» RECORDED INFORMATION
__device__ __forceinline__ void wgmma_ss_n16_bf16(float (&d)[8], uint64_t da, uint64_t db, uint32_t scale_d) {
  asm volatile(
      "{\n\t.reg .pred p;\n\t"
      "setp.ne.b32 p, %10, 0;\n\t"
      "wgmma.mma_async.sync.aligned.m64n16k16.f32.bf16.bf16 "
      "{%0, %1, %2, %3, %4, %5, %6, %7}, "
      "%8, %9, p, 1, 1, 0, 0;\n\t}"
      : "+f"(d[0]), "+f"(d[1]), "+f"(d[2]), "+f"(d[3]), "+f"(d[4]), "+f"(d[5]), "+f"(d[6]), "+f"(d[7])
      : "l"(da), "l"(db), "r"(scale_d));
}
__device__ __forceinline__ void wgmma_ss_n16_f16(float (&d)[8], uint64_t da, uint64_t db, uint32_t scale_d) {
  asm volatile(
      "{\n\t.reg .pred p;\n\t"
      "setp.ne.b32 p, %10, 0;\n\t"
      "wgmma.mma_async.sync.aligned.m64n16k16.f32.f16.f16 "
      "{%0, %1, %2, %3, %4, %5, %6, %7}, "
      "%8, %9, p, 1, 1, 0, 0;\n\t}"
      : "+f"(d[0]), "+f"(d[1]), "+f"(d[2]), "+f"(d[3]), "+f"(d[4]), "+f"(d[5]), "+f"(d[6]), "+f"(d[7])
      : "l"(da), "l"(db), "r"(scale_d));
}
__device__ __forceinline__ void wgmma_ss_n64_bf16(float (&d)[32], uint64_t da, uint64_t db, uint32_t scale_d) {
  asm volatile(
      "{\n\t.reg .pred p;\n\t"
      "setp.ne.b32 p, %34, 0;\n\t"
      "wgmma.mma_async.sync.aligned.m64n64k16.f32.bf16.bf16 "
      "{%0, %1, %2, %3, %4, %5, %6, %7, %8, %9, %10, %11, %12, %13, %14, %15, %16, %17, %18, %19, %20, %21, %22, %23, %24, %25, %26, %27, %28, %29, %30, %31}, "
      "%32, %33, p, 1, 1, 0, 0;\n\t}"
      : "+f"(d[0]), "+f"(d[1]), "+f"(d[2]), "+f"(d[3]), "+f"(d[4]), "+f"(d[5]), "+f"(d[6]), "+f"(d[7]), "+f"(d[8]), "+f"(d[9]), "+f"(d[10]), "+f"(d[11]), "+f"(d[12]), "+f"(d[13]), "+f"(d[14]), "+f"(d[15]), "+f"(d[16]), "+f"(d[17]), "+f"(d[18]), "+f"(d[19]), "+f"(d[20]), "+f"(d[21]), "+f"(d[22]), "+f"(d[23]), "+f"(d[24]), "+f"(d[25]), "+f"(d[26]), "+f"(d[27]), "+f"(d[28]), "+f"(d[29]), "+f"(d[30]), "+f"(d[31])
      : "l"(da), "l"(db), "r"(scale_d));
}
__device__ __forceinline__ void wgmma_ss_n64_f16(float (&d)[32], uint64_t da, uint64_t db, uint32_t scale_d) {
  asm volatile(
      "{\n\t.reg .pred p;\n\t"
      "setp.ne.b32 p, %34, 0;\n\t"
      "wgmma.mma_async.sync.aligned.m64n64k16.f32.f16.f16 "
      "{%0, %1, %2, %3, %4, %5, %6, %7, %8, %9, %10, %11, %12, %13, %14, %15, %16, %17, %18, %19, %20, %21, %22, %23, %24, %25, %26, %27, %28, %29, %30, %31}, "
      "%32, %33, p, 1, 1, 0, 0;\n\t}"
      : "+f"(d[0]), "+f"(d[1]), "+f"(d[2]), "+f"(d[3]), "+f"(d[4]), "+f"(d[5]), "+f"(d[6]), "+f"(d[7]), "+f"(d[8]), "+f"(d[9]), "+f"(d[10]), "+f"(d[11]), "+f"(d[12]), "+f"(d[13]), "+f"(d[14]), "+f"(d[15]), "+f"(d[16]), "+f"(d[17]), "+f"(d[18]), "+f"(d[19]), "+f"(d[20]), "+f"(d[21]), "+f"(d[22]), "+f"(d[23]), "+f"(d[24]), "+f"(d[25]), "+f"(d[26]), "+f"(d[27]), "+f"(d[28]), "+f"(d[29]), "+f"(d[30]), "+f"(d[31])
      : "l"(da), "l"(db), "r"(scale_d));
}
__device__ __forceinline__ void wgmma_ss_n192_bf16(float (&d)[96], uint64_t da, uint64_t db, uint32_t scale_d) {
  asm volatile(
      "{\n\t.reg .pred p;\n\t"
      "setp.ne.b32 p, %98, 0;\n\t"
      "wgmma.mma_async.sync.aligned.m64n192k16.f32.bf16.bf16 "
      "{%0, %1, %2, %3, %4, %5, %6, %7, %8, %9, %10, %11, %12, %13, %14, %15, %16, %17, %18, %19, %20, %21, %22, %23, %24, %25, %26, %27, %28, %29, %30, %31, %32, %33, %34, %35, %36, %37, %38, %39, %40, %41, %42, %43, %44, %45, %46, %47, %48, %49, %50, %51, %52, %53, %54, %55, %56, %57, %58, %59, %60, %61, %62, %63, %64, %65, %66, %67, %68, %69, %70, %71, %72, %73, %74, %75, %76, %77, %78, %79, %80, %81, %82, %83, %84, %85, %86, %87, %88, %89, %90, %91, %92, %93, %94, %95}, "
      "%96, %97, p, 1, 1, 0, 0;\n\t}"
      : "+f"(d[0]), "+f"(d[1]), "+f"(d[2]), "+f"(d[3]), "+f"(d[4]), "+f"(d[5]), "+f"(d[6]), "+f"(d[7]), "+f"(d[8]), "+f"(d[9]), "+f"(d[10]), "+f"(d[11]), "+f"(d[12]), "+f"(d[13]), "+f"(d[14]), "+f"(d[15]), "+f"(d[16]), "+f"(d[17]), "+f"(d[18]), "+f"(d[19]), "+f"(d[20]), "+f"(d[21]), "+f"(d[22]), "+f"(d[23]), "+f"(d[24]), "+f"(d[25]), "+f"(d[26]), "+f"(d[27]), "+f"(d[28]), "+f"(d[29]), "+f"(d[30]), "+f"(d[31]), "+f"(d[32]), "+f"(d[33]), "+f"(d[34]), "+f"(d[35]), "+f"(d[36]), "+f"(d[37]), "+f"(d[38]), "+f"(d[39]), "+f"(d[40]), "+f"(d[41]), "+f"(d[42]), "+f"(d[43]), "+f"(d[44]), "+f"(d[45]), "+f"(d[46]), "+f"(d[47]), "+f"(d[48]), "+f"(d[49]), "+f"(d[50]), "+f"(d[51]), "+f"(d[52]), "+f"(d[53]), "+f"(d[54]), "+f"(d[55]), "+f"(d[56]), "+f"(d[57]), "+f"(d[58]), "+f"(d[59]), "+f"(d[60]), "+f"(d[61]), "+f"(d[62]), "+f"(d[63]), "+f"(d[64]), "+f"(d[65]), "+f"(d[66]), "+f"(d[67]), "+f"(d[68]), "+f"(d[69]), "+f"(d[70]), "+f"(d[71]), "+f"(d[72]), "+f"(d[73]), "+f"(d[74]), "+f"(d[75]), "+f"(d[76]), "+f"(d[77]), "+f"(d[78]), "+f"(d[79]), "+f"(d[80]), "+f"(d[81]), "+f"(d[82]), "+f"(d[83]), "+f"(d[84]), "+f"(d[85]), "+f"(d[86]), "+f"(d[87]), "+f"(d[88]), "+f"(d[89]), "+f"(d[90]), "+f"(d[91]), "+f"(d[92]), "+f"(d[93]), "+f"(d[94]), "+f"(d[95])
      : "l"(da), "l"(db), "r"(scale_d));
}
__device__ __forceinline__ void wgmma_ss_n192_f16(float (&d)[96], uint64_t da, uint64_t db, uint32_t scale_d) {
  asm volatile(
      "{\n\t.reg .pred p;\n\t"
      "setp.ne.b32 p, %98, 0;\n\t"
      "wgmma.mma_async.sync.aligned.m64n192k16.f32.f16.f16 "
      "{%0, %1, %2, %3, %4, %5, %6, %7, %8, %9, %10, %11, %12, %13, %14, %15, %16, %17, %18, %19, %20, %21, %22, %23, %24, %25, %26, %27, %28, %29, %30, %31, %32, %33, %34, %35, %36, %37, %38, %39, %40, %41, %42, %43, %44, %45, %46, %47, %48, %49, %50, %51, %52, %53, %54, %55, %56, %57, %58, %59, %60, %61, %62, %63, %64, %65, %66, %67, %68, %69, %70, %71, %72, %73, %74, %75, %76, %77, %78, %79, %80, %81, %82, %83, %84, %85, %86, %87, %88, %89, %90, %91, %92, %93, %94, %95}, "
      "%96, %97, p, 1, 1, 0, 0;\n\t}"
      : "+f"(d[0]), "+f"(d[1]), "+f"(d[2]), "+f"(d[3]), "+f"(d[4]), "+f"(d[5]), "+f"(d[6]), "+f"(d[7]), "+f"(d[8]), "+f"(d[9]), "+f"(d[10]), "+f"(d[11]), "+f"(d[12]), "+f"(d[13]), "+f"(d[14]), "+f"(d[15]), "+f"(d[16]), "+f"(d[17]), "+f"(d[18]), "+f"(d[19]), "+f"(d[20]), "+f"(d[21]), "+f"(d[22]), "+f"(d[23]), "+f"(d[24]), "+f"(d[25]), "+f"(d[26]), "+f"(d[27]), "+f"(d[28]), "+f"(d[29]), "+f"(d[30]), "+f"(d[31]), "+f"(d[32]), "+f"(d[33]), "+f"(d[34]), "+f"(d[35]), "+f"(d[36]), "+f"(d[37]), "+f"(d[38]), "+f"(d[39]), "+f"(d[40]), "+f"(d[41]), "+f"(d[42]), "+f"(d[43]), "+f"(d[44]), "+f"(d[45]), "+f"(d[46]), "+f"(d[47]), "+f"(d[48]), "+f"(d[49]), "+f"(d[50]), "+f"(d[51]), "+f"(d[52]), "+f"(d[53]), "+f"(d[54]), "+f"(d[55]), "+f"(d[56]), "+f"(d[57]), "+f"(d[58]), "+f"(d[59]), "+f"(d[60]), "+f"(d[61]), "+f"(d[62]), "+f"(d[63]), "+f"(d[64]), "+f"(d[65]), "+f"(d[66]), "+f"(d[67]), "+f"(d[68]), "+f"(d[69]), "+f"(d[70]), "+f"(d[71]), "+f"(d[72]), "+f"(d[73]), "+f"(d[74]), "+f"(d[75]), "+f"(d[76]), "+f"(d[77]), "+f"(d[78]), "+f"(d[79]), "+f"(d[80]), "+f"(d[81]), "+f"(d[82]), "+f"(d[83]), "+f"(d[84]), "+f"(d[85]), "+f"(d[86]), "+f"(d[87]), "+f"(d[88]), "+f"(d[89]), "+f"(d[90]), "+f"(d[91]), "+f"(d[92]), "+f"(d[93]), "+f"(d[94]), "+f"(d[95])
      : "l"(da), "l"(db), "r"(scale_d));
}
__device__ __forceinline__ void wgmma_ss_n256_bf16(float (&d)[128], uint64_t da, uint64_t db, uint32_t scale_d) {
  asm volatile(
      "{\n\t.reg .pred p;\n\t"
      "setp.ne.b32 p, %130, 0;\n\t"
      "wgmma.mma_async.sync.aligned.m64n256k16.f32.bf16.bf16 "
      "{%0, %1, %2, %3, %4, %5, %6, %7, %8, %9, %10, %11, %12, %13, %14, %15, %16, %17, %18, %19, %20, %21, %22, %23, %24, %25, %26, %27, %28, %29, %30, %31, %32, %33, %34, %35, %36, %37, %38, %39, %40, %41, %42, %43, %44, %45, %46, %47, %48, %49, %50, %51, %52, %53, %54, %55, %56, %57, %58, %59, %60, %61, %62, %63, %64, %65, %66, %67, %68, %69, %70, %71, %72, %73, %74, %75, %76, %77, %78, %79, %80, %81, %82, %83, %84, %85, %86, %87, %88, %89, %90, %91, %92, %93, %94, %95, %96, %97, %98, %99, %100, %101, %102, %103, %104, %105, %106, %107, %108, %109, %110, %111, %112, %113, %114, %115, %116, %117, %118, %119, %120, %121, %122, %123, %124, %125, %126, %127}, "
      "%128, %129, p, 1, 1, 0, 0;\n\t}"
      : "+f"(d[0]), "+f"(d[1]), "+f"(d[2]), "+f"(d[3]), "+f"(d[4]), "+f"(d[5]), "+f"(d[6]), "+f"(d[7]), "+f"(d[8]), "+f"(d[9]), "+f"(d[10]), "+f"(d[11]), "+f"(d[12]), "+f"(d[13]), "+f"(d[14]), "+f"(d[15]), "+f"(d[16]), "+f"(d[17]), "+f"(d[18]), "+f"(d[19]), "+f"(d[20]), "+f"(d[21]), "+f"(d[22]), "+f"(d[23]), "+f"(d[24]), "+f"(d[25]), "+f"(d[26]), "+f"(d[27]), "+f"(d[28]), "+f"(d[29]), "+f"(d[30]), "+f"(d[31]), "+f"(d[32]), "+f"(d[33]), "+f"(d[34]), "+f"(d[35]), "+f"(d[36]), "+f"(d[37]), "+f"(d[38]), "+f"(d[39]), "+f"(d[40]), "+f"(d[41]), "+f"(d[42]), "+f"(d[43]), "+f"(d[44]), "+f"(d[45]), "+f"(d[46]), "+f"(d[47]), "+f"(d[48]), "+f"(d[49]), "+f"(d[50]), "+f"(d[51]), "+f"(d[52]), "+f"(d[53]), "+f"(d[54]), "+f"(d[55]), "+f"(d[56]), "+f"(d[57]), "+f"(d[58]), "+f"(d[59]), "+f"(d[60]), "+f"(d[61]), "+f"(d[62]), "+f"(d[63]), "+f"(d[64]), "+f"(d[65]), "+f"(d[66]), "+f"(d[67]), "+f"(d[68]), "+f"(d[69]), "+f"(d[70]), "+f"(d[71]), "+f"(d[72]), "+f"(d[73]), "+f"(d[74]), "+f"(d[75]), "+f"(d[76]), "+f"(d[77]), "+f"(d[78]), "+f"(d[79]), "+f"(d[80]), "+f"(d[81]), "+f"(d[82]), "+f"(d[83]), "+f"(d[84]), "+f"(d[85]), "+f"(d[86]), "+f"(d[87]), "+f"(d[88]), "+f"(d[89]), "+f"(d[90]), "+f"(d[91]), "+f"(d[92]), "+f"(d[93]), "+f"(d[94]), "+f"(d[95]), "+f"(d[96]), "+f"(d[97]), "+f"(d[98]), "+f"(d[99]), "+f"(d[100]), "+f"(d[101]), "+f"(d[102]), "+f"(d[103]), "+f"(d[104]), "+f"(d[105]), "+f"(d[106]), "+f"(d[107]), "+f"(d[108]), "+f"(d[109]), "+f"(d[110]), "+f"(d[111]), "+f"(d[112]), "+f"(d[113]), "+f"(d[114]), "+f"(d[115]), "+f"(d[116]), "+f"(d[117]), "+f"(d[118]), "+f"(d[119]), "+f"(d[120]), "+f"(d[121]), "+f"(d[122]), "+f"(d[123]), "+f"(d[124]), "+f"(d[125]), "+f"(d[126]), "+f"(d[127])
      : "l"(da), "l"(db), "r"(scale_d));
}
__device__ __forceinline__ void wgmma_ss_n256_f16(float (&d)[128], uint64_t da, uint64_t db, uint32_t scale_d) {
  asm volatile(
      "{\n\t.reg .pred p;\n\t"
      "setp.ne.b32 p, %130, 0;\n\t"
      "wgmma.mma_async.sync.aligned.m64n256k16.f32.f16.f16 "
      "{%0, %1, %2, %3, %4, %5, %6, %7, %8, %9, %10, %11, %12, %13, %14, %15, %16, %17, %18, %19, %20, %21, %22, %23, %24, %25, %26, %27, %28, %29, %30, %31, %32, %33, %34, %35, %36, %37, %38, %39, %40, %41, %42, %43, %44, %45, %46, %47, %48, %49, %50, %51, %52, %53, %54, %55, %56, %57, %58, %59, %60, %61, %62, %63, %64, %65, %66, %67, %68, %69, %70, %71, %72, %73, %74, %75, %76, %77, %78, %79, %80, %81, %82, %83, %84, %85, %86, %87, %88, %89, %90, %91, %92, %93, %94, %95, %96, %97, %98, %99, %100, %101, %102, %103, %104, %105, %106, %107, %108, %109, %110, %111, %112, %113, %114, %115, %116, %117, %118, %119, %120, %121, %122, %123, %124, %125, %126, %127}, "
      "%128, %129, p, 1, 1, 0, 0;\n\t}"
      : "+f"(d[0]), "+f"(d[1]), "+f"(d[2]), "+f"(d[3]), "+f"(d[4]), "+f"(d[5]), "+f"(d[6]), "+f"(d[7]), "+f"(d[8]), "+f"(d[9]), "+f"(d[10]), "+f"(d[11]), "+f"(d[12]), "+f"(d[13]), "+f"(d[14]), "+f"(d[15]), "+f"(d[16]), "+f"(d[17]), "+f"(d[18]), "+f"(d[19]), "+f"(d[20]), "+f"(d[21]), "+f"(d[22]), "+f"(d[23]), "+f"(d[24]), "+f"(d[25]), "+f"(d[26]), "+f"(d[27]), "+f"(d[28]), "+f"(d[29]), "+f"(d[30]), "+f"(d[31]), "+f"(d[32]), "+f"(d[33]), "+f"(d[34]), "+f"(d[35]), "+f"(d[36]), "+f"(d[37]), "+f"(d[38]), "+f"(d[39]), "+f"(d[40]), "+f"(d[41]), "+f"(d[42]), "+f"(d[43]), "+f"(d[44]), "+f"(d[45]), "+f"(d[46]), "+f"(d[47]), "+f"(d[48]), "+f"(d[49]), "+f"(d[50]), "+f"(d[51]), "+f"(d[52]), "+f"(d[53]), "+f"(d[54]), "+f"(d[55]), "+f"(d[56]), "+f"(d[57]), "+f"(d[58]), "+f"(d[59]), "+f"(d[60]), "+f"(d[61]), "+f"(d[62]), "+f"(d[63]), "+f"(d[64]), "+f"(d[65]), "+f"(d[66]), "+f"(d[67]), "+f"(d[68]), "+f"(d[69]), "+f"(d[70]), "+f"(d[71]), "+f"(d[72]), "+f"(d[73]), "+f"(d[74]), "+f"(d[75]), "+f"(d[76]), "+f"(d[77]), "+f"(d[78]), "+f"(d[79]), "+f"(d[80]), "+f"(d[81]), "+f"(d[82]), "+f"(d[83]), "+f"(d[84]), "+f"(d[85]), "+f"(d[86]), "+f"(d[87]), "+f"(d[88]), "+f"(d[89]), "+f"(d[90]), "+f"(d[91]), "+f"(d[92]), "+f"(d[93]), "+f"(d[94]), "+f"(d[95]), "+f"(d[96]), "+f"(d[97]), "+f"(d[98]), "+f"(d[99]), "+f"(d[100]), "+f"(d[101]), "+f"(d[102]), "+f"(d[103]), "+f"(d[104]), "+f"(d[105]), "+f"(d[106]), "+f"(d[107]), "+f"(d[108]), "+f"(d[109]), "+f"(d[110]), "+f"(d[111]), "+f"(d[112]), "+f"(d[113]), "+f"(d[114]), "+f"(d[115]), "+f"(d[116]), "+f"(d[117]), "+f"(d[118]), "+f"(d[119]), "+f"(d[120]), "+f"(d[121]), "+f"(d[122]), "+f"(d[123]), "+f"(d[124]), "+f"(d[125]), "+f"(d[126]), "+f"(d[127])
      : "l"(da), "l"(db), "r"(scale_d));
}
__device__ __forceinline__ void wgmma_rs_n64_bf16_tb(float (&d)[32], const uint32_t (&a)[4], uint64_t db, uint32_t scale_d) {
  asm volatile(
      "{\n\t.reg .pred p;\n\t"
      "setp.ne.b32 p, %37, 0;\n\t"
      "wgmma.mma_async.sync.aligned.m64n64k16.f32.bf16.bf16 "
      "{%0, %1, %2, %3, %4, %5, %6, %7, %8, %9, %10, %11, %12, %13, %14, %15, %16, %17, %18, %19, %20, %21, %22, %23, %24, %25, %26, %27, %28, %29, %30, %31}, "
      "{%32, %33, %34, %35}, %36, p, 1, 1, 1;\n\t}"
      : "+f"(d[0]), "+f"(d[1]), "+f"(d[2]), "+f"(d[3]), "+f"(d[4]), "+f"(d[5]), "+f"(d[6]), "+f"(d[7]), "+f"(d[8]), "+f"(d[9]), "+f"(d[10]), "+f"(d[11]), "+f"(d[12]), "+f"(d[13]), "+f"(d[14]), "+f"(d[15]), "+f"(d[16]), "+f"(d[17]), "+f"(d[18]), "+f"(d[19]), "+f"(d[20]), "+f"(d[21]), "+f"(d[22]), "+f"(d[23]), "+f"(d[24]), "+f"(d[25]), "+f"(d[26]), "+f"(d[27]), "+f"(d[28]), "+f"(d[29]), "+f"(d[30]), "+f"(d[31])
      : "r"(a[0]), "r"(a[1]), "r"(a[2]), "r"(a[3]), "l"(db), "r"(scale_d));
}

» PROBLEM REQUIREMENTS
Run a filter over the data above and keep each line that contains the word "sync".

» TASK ANSWER
      "wgmma.mma_async.sync.aligned.m64n16k16.f32.bf16.bf16 "
      "wgmma.mma_async.sync.aligned.m64n16k16.f32.f16.f16 "
      "wgmma.mma_async.sync.aligned.m64n64k16.f32.bf16.bf16 "
      "wgmma.mma_async.sync.aligned.m64n64k16.f32.f16.f16 "
      "wgmma.mma_async.sync.aligned.m64n192k16.f32.bf16.bf16 "
      "wgmma.mma_async.sync.aligned.m64n192k16.f32.f16.f16 "
      "wgmma.mma_async.sync.aligned.m64n256k16.f32.bf16.bf16 "
      "wgmma.mma_async.sync.aligned.m64n256k16.f32.f16.f16 "
      "wgmma.mma_async.sync.aligned.m64n64k16.f32.bf16.bf16 "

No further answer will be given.